====== Exercise input

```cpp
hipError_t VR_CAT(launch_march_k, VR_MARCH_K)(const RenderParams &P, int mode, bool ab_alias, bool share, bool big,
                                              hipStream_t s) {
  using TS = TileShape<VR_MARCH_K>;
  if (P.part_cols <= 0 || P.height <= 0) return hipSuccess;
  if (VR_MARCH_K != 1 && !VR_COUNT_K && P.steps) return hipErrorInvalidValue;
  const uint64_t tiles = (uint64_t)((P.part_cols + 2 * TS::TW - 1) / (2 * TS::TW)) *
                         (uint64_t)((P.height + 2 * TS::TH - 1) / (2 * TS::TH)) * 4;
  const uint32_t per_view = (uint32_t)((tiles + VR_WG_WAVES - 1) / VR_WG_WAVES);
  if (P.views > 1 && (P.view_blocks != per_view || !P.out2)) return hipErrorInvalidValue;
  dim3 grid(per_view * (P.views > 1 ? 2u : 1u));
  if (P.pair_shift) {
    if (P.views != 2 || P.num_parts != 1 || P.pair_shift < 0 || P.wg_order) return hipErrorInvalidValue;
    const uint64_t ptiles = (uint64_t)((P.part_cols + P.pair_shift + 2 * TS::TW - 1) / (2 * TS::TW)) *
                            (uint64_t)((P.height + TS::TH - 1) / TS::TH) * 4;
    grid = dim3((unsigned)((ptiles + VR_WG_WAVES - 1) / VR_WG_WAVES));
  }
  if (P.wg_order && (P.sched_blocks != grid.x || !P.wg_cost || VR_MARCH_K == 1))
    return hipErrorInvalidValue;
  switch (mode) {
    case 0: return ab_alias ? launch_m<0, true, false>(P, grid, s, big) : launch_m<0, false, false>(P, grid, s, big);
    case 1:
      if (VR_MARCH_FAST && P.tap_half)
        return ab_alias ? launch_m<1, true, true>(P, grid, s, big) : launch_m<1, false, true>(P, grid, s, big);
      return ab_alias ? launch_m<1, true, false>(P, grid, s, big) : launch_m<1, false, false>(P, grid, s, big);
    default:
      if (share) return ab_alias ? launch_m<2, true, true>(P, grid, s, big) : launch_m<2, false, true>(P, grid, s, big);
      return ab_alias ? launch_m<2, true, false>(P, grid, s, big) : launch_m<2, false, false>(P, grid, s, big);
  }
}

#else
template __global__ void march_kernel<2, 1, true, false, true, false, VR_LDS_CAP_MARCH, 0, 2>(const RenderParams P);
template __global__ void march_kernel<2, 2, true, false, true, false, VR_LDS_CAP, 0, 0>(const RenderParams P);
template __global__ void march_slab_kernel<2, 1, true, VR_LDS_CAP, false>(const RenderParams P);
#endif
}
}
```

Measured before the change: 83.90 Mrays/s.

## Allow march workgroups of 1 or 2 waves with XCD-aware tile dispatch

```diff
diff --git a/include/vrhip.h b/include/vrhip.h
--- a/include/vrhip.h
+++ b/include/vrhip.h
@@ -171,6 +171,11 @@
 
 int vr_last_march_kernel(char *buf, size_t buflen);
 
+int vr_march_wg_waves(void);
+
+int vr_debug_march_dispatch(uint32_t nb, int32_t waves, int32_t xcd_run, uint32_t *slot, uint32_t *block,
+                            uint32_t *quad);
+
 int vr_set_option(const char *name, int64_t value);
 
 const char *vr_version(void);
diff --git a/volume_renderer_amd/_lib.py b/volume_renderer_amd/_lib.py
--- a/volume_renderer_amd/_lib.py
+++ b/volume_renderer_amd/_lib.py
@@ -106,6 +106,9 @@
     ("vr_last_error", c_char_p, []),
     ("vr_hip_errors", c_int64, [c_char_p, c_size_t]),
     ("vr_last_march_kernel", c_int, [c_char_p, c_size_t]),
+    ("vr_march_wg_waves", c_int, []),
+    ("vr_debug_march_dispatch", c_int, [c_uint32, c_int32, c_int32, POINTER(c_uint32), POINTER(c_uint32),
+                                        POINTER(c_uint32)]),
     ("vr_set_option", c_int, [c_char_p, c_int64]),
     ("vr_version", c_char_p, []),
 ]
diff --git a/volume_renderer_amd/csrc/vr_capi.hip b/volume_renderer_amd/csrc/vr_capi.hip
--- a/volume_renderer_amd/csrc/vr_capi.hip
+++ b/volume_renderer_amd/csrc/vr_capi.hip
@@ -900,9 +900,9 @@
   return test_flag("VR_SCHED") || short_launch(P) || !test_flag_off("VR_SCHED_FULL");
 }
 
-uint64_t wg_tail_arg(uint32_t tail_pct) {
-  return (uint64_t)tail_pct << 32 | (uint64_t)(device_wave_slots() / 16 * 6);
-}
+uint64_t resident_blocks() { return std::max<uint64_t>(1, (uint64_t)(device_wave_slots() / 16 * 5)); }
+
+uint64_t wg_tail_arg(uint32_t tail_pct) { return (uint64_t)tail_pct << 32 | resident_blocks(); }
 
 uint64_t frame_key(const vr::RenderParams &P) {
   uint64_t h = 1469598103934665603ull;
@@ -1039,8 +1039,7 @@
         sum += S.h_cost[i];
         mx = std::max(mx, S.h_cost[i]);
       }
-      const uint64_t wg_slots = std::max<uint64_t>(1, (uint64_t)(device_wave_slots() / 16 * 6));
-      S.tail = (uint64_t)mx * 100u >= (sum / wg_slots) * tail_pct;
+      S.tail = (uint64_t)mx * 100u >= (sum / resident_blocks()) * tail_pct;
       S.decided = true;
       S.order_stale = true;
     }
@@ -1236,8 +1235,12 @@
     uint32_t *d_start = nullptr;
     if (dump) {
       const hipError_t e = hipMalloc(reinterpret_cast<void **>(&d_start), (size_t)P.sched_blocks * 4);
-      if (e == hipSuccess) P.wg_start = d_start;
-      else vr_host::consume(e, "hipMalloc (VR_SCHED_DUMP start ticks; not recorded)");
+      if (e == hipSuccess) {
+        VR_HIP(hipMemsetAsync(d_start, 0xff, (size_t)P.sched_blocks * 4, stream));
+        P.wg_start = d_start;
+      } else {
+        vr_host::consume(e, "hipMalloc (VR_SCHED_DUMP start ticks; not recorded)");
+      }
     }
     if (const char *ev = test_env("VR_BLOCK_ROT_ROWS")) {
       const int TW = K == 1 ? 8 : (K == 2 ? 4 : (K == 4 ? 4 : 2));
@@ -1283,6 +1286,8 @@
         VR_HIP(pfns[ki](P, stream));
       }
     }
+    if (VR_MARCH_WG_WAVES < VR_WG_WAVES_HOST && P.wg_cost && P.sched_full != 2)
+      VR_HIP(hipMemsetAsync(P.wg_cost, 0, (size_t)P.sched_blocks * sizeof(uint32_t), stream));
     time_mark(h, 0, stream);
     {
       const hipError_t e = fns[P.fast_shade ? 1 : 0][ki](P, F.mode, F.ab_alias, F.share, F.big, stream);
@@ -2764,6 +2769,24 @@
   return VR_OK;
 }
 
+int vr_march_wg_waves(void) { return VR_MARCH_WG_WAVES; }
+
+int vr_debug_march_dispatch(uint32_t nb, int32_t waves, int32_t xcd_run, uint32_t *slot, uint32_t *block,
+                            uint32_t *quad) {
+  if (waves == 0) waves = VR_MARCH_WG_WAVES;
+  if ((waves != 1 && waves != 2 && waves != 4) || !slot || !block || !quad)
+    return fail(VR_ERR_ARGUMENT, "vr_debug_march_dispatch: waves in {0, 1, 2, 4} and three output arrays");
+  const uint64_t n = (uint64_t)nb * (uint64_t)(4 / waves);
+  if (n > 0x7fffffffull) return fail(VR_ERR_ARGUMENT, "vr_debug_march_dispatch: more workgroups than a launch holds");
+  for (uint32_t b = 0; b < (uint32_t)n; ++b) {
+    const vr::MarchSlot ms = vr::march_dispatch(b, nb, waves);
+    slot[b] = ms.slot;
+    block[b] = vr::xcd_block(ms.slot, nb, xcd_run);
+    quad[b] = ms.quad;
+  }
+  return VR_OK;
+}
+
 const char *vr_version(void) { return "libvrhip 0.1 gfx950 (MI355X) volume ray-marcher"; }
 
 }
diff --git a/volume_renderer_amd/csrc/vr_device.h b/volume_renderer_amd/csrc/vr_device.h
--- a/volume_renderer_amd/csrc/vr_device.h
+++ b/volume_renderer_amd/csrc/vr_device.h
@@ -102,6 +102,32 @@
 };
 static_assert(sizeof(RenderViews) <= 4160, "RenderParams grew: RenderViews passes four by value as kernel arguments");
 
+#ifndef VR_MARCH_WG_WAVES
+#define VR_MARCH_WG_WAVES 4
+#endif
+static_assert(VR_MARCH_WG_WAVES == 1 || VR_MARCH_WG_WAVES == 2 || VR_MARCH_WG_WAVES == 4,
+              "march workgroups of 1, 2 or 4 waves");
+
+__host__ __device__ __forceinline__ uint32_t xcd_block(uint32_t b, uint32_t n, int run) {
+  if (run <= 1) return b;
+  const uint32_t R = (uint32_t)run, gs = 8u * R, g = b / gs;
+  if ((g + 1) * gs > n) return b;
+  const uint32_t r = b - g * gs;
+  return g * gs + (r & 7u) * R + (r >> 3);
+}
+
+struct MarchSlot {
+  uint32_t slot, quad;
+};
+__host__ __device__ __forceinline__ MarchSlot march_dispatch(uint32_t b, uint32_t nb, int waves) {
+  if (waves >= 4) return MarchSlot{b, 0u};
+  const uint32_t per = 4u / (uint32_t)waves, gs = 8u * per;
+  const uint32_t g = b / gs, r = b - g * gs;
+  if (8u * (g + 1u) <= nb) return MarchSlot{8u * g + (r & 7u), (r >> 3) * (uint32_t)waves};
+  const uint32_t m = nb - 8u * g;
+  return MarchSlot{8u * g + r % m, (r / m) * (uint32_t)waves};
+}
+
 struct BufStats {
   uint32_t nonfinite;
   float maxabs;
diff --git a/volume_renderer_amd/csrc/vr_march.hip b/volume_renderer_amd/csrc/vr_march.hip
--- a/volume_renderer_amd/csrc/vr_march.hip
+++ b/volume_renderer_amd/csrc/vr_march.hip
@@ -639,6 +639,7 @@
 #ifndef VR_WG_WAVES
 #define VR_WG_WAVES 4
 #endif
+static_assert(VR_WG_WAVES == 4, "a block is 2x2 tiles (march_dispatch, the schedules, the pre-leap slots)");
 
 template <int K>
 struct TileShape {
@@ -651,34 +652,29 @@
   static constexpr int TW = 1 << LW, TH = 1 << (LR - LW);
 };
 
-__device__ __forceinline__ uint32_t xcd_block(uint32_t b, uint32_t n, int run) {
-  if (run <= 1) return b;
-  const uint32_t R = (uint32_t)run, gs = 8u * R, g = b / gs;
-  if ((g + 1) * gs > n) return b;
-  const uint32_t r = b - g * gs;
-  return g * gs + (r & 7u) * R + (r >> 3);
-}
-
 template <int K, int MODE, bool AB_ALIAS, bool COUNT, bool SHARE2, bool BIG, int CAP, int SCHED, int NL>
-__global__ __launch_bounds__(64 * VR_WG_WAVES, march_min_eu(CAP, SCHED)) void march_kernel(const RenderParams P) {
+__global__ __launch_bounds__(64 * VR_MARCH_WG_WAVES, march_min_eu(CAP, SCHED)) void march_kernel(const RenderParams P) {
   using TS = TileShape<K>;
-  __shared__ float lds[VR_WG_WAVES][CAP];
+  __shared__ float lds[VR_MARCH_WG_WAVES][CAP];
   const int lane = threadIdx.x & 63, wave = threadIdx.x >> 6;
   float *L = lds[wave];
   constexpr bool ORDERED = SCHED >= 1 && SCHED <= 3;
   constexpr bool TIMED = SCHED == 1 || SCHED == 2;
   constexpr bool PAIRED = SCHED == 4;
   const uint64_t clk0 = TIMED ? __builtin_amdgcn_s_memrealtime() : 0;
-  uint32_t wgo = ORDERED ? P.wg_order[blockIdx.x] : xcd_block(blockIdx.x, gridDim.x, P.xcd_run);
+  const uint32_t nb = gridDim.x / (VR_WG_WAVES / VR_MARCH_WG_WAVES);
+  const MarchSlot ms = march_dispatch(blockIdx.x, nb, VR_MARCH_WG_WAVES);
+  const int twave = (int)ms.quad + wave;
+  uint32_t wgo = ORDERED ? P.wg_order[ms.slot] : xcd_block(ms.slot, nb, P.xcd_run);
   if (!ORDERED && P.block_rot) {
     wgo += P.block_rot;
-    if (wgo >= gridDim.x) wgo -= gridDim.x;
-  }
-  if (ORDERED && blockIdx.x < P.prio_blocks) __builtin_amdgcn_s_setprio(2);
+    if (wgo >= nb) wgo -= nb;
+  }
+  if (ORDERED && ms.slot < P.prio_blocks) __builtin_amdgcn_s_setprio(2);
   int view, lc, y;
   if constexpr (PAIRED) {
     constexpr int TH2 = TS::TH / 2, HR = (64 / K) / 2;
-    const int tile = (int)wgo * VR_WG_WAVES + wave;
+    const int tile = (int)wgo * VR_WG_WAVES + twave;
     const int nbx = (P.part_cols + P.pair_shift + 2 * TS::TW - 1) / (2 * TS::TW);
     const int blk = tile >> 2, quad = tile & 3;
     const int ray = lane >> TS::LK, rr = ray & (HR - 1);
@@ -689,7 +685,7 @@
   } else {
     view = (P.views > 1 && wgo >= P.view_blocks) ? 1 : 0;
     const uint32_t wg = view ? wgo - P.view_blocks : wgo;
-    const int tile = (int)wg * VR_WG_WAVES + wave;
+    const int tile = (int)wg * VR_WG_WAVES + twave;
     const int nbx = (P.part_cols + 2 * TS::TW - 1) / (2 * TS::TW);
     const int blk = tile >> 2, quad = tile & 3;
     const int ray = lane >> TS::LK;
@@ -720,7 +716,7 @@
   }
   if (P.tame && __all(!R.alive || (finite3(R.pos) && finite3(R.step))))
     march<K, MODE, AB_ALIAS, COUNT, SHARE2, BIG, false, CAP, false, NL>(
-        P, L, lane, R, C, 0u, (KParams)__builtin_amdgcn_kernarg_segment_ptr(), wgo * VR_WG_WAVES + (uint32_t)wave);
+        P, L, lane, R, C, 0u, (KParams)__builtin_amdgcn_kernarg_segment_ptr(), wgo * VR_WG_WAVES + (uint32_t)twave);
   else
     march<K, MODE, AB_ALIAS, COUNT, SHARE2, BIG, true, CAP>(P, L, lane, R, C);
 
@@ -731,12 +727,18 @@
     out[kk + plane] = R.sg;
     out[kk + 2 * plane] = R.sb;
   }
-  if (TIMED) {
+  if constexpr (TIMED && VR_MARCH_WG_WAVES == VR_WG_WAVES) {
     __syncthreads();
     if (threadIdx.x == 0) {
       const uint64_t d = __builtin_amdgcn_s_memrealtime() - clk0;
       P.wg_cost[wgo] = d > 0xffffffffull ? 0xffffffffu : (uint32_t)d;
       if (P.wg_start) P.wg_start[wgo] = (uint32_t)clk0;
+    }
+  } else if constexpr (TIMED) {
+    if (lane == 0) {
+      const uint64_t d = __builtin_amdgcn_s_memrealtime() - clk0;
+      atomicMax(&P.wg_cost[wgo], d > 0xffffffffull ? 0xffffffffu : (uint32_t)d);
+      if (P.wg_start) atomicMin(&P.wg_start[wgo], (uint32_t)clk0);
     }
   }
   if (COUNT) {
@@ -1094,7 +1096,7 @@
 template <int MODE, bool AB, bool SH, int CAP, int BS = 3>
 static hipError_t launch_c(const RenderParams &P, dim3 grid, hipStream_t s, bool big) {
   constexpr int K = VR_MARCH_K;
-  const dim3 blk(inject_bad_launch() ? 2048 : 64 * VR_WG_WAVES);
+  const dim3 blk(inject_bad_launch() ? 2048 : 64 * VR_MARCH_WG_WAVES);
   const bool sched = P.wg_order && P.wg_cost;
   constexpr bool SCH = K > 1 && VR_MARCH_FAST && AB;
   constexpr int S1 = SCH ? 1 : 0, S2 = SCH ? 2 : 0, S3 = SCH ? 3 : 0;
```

============

Return a copy of each line in the entries that contains "fail".

+    return fail(VR_ERR_ARGUMENT, "vr_debug_march_dispatch: waves in {0, 1, 2, 4} and three output arrays");
+  if (n > 0x7fffffffull) return fail(VR_ERR_ARGUMENT, "vr_debug_march_dispatch: more workgroups than a launch holds");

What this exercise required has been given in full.